_WHAT YOU NEED TO DO_. Set out exactly every line of the entries below, starting at the line that holds "const unsigned long long ih_la" and stopping after the line that holds "if ((unsigned)lane <".

_STORED DATA_.
┄┄┄┄┄┄

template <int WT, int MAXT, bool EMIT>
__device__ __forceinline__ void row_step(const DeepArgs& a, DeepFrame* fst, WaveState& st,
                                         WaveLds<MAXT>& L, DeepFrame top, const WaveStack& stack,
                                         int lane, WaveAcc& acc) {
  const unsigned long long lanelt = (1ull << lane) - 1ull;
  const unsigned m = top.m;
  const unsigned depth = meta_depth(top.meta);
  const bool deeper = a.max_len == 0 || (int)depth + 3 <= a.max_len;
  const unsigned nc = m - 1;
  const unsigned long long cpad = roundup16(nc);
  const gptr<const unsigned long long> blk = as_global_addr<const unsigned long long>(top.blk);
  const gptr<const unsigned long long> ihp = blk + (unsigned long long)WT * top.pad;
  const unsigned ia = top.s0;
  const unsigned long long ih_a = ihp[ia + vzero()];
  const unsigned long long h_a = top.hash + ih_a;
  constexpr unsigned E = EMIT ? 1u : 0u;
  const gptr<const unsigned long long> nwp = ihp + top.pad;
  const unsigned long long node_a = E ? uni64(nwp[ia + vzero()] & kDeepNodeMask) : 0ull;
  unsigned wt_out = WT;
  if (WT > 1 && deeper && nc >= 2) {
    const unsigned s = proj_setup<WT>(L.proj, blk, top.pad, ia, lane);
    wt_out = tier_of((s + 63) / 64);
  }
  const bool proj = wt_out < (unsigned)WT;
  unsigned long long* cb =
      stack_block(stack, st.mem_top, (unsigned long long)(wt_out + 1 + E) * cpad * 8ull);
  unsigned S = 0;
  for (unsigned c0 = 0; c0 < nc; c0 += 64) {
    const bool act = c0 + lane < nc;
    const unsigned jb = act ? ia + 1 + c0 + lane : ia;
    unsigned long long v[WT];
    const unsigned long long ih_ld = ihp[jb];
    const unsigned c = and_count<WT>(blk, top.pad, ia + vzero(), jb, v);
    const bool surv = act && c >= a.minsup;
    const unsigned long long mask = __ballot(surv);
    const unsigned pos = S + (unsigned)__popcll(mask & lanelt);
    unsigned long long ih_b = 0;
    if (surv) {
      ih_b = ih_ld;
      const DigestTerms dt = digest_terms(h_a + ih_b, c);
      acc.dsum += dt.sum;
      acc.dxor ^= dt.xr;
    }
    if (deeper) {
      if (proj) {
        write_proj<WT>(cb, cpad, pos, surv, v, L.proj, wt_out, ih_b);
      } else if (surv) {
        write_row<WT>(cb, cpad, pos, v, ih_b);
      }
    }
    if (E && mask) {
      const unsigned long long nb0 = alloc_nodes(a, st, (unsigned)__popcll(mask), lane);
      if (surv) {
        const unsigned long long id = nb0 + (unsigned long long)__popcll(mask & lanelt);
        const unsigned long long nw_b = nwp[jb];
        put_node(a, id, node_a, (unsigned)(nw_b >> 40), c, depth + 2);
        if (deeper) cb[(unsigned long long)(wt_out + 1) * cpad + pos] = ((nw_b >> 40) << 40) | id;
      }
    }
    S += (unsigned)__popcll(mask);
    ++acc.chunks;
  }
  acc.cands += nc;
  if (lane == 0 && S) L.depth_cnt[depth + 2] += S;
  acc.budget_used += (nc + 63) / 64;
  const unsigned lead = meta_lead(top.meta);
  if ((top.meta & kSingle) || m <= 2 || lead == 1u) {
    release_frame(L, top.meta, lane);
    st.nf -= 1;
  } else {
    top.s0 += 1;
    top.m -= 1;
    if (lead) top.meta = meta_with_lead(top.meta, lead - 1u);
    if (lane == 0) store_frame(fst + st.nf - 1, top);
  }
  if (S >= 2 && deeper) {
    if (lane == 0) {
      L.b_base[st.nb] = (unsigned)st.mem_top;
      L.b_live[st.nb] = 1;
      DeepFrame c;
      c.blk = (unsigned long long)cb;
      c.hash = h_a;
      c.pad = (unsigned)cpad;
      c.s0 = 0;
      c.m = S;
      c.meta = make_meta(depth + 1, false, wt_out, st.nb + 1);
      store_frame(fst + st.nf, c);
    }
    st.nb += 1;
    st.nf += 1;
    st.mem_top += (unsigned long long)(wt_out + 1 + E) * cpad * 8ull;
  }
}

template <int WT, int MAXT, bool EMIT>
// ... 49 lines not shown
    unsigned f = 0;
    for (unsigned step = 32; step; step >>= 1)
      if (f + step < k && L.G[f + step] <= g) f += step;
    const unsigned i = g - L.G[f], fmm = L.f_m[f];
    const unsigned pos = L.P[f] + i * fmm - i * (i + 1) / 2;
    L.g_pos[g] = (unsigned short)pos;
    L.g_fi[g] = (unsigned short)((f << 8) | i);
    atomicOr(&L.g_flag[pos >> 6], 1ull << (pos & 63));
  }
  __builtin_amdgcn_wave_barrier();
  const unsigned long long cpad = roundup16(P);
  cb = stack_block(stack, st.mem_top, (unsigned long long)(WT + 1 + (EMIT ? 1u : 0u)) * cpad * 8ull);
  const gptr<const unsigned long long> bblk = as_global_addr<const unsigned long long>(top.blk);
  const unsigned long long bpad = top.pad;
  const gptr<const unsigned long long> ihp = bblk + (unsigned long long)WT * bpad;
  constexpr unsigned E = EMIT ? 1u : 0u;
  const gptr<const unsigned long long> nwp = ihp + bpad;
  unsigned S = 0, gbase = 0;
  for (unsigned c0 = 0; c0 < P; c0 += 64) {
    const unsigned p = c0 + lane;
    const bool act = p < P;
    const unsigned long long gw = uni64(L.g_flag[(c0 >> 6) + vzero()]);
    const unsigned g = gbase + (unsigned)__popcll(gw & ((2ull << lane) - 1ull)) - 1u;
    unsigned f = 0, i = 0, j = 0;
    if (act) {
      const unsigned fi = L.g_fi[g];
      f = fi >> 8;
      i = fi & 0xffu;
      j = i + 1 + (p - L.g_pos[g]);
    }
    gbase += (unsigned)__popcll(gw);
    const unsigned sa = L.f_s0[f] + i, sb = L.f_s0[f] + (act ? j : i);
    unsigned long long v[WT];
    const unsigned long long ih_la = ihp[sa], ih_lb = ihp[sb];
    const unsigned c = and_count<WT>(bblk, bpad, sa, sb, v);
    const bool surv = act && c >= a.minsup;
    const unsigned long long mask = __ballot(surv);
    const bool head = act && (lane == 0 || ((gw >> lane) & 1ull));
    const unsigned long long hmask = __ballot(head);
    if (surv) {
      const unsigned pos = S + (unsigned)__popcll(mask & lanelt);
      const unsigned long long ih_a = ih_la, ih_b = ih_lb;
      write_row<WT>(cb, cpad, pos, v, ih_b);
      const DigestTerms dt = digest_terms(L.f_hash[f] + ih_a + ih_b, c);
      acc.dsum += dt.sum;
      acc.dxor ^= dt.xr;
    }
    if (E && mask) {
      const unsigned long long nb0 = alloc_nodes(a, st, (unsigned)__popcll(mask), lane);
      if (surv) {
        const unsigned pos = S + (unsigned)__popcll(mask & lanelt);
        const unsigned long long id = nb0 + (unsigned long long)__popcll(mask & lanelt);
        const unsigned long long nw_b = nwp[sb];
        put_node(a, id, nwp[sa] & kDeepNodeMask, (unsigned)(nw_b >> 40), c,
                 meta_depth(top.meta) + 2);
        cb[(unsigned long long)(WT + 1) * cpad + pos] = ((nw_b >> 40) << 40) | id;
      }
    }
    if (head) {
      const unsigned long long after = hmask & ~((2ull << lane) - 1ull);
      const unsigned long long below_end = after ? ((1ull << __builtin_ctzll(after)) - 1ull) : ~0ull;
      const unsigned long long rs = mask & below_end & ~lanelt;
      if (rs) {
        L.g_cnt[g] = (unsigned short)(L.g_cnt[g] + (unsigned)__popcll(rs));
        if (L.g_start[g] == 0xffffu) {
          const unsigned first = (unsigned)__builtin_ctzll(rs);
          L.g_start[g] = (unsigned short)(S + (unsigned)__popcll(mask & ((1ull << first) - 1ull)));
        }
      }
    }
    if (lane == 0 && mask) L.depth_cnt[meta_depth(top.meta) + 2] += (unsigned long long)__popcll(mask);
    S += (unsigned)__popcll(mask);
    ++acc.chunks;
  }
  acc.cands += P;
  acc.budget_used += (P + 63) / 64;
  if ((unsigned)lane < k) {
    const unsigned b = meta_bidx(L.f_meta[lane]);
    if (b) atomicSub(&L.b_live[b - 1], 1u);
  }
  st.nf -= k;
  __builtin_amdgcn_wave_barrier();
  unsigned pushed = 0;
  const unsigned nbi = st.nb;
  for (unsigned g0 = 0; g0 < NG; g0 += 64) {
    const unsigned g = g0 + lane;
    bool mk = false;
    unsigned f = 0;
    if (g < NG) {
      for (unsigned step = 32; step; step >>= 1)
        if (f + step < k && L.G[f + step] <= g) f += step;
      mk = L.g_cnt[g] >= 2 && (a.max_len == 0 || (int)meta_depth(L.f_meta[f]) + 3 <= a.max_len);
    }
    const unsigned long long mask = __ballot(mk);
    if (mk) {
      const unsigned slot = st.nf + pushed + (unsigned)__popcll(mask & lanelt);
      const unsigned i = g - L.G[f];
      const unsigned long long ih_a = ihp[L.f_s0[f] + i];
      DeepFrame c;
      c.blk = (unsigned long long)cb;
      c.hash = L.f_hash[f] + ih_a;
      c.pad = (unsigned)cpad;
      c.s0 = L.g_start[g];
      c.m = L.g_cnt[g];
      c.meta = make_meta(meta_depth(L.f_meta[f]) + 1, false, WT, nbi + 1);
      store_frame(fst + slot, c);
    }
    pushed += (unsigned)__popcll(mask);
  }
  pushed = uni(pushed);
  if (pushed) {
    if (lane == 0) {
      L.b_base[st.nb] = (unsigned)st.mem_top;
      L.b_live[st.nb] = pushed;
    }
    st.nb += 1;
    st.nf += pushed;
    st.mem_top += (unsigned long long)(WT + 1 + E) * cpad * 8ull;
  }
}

┄┄┄┄┄┄

_RESULT OF THE TASK_.
    const unsigned long long ih_la = ihp[sa], ih_lb = ihp[sb];
    const unsigned c = and_count<WT>(bblk, bpad, sa, sb, v);
    const bool surv = act && c >= a.minsup;
    const unsigned long long mask = __ballot(surv);
    const bool head = act && (lane == 0 || ((gw >> lane) & 1ull));
    const unsigned long long hmask = __ballot(head);
    if (surv) {
      const unsigned pos = S + (unsigned)__popcll(mask & lanelt);
      const unsigned long long ih_a = ih_la, ih_b = ih_lb;
      write_row<WT>(cb, cpad, pos, v, ih_b);
      const DigestTerms dt = digest_terms(L.f_hash[f] + ih_a + ih_b, c);
      acc.dsum += dt.sum;
      acc.dxor ^= dt.xr;
    }
    if (E && mask) {
      const unsigned long long nb0 = alloc_nodes(a, st, (unsigned)__popcll(mask), lane);
      if (surv) {
        const unsigned pos = S + (unsigned)__popcll(mask & lanelt);
        const unsigned long long id = nb0 + (unsigned long long)__popcll(mask & lanelt);
        const unsigned long long nw_b = nwp[sb];
        put_node(a, id, nwp[sa] & kDeepNodeMask, (unsigned)(nw_b >> 40), c,
                 meta_depth(top.meta) + 2);
        cb[(unsigned long long)(WT + 1) * cpad + pos] = ((nw_b >> 40) << 40) | id;
      }
    }
    if (head) {
      const unsigned long long after = hmask & ~((2ull << lane) - 1ull);
      const unsigned long long below_end = after ? ((1ull << __builtin_ctzll(after)) - 1ull) : ~0ull;
      const unsigned long long rs = mask & below_end & ~lanelt;
      if (rs) {
        L.g_cnt[g] = (unsigned short)(L.g_cnt[g] + (unsigned)__popcll(rs));
        if (L.g_start[g] == 0xffffu) {
          const unsigned first = (unsigned)__builtin_ctzll(rs);
          L.g_start[g] = (unsigned short)(S + (unsigned)__popcll(mask & ((1ull << first) - 1ull)));
        }
      }
    }
    if (lane == 0 && mask) L.depth_cnt[meta_depth(top.meta) + 2] += (unsigned long long)__popcll(mask);
    S += (unsigned)__popcll(mask);
    ++acc.chunks;
  }
  acc.cands += P;
  acc.budget_used += (P + 63) / 64;
  if ((unsigned)lane < k) {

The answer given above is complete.